(Beginning of Available data)

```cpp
hipError_t launch_conv(const IgemmDesc& d, ConvKernel k, int dtype, hipStream_t s, const WinoHead* head) {
  if (d.M <= 0 || d.N <= 0) return hipSuccess;
  if (dtype == 1) {
    if ((d.Cp & 7) || (d.ldin & 7) || (d.Kp % 64) || d.K > d.Kp || d.split_n) return hipErrorInvalidValue;
  } else {
    if ((d.Cp & 3) || (d.ldin & 3) || (d.Kp % 32) || d.K > d.Kp) return hipErrorInvalidValue;
  }
  if (conv_fuses_head(k) != (head != nullptr)) return hipErrorInvalidValue;
  switch (k) {
    case ConvKernel::WinoAsmWide: case ConvKernel::WinoAsmCp1r2: case ConvKernel::WinoAsmCp1r4: return launch_wino_cp_asm(d, k, s);
    case ConvKernel::WinoAsmCp1r2Head: return launch_wino_cp_asm(d, k, s, head);
    case ConvKernel::WinoCp1Head: return launch_wino_f32(d, k, s, head);
    case ConvKernel::WinoCp2: case ConvKernel::WinoCp1: case ConvKernel::WinoCp2Stats: case ConvKernel::WinoCp1Stats:
    case ConvKernel::WinoF32Wide: case ConvKernel::WinoF32Narrow: case ConvKernel::WinoX3Wide: case ConvKernel::WinoX3Narrow:
      return launch_wino_f32(d, k, s);
    case ConvKernel::HaloF32: return launch_halo_tiles<float, 8>(d, s);
    case ConvKernel::HaloBf16Np8: return launch_halo_tiles<__bf16, 8>(d, s);
    case ConvKernel::HaloBf16Np4: return launch_halo_tiles<__bf16, 4>(d, s);
    case ConvKernel::TilesF32:
      if (d.out_mode == 1) return launch_tiles<float, 1, 1>(d, s);
      if (d.KS == 3) return launch_tiles<float, 3, 0>(d, s);
      if (d.KS == 1) return launch_tiles<float, 1, 0>(d, s);
      return launch_tiles<float, 2, 0>(d, s);
    case ConvKernel::TilesBf16:
      if (d.out_mode == 1) return launch_tiles<__bf16, 1, 1>(d, s);
      if (d.KS == 3) return launch_tiles<__bf16, 3, 0>(d, s);
      return launch_tiles<__bf16, 1, 0>(d, s);
    case ConvKernel::ConvtX3: return launch_convt_x3(d, s);
    case ConvKernel::ConvtBf16f: return launch_convt_bf16f(d, s);
    case ConvKernel::ConvtX3Dgrad: return launch_convt_x3_dgrad(d, s);
    case ConvKernel::None: break;
  }
  return hipErrorInvalidValue;
}

}
```

mingraph-unet_amd/csrc/mgunet_api.hip:

```cpp
#include "ctx.h"

#include <algorithm>

using namespace mgu;
using namespace mgud;

namespace mgud {
std::string g_create_err;
}

namespace {

struct WsPlan {
  size_t xin, tmp, bott, total;
  std::vector<size_t> pooled;
};

WsPlan plan_ws(const mgu_ctx* c, int B, int H, int W) {
  std::vector<int> hs, wsz;
  level_dims(H, W, c->depth, hs, wsz);
  auto out = [&](const Block& b, int l) { return (size_t)B * hs[l] * wsz[l] * c->layers[b.conv2].Cout; };
  WsPlan p;
  Carve k;
  const size_t es = c->dtype == MGU_DTYPE_BF16 ? 2 : 4;
  p.xin = k.take((size_t)B * H * W * c->Cp0 * es);
  size_t tmax = out(c->bott, c->bott.level);
  for (const Block& b : c->enc) tmax = std::max(tmax, out(b, b.level));
  p.tmp = k.take(tmax * es);
  for (const Block& b : c->enc) p.pooled.push_back(k.take(out(b, b.level + 1) * es));
  p.bott = k.take(out(c->bott, c->bott.level) * es);
  p.total = k.off;
  return p;
}

template <class F>
void weight_forms(const mgu_ctx* c, Layer& L, F form) {
  const int dtype = c->dtype;
  L.wino = dtype == MGU_DTYPE_F32 && !L.convt && wino_layer(c->tn, L.KS, L.Cp);
  L.ctx3 = dtype == MGU_DTYPE_F32 && L.convt && convt_x3_layer(c->tn, L.Cin, L.Cout);
  L.ctb = dtype == MGU_DTYPE_BF16 && L.convt && convt_bf16f_layer(c->tn, L.Cin, L.Cout);
  L.first = !L.convt && L.KS == 3 && first_conv_applicable(dtype, L.Cin, L.Cp, L.Cout, 8, 0);
  form(L.wp, (size_t)L.Np * L.Kp);
  form(L.scale, (size_t)L.Np);
  form(L.shift, (size_t)L.Np);
  if (L.wino) form(L.wu, wino_u_floats(L.Cout, L.Cp));
  if (L.wino && rup(L.Cout, 4) % 16 == 0) form(L.wug, wino_u_floats(L.Cin, rup(L.Cout, 4)));
  if (L.ctx3) form(L.wu, convt_x3_floats(L.Cin, L.Cout));
  if (L.ctb) form(L.wu, convt_bf16f_floats(L.Cin, L.Cout));
  if (L.ctx3) form(L.wxg, convt_x3_dgrad_floats(L.Cin, L.Cout));
  if (dtype == MGU_DTYPE_F32 && !L.convt && L.bn.empty())
    form(L.wxg, (size_t)rup(L.Cin, 128) * rup(L.KS * L.KS * rup(L.Cout, 4), 32));
  if (L.first) form(L.wf, 9 * 4 * (size_t)L.Cout);
  if (L.first) form(L.wfm, first_mfma_floats());
  if (!L.bn.empty()) {
    form(L.mean, (size_t)L.Np);
    form(L.invstd, (size_t)L.Np);
    form(L.tscale, (size_t)L.Np);
    form(L.tshift, (size_t)L.Np);
  }
}

}

extern "C" {

const char* mgu_version(void) { return "mgunet 0.2 (gfx950: fp32 Winograd / bf16 MFMA forward, fp32 training step, GAT, RCCL gradient exchange)"; }

int mgu_create(int device_id, mgu_ctx** out) {
  if (!out) return fail(nullptr, MGU_ERR_INVALID, "out == NULL");
  int n = 0;
  hipError_t e = hipGetDeviceCount(&n);
  if (e != hipSuccess || n <= 0)
    return fail(nullptr, MGU_ERR_HIP, "no HIP device available (%s): libmgunet has no CPU fallback",
                e != hipSuccess ? hipGetErrorString(e) : "device count 0");
  if (device_id < 0 || device_id >= n) return fail(nullptr, MGU_ERR_INVALID, "device %d out of range [0,%d)", device_id, n);
  e = hipSetDevice(device_id);
  if (e != hipSuccess) return fail(nullptr, MGU_ERR_HIP, "hipSetDevice: %s", hipGetErrorString(e));
  mgu_ctx* c = new mgu_ctx();
  c->device = device_id;
  auto flag = [](const char* name) { const char* v = getenv(name); return v && v[0] == '1'; };
  auto num = [](const char* name, int dflt) { const char* v = getenv(name); return v && v[0] ? atoi(v) : dflt; };
  Tuning& t = c->tn;
  t.first_mfma = !flag("MGU_NO_FIRST_MFMA");
  t.use_wino = !flag("MGU_NO_WINOGRAD");
  t.wino_prec = num("MGU_WINO_PREC", t.wino_prec) ? 1 : 0;
  t.wino_cp = !flag("MGU_NO_WINO_CP");
  t.convt_frag = !flag("MGU_NO_CONVT_FRAG");
  t.wino_ppb_cap = std::max(1, num("MGU_WINO_PPB_CAP", 32));
  t.wgrad_halo = !flag("MGU_NO_WGRAD_HALO");
  t.wino_wgrad = !flag("MGU_NO_WINO_WGRAD");
  t.wgrad_x3 = !flag("MGU_NO_WGRAD_X3");
  t.convt_dgrad_x3 = !flag("MGU_NO_CONVT_DGRAD_X3");
  t.wgrad_thin = !flag("MGU_NO_THIN_WGRAD");
  t.wino_dgrad = !flag("MGU_NO_WINO_DGRAD");
  t.gat_fused = !flag("MGU_NO_GAT_FUSED");
  t.wino_asm = num("MGU_WINO_ASM", 1) > 0;
  t.head_fused = num("MGU_HEAD_FUSED", 1) > 0;
  *out = c;
  return MGU_OK;
}
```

(End of Available data)

(Assignment):
Look through the data above. Each line containing the word "fail" needs to be copied.

(Solution):
  if (!out) return fail(nullptr, MGU_ERR_INVALID, "out == NULL");
    return fail(nullptr, MGU_ERR_HIP, "no HIP device available (%s): libmgunet has no CPU fallback",
  if (device_id < 0 || device_id >= n) return fail(nullptr, MGU_ERR_INVALID, "device %d out of range [0,%d)", device_id, n);
  if (e != hipSuccess) return fail(nullptr, MGU_ERR_HIP, "hipSetDevice: %s", hipGetErrorString(e));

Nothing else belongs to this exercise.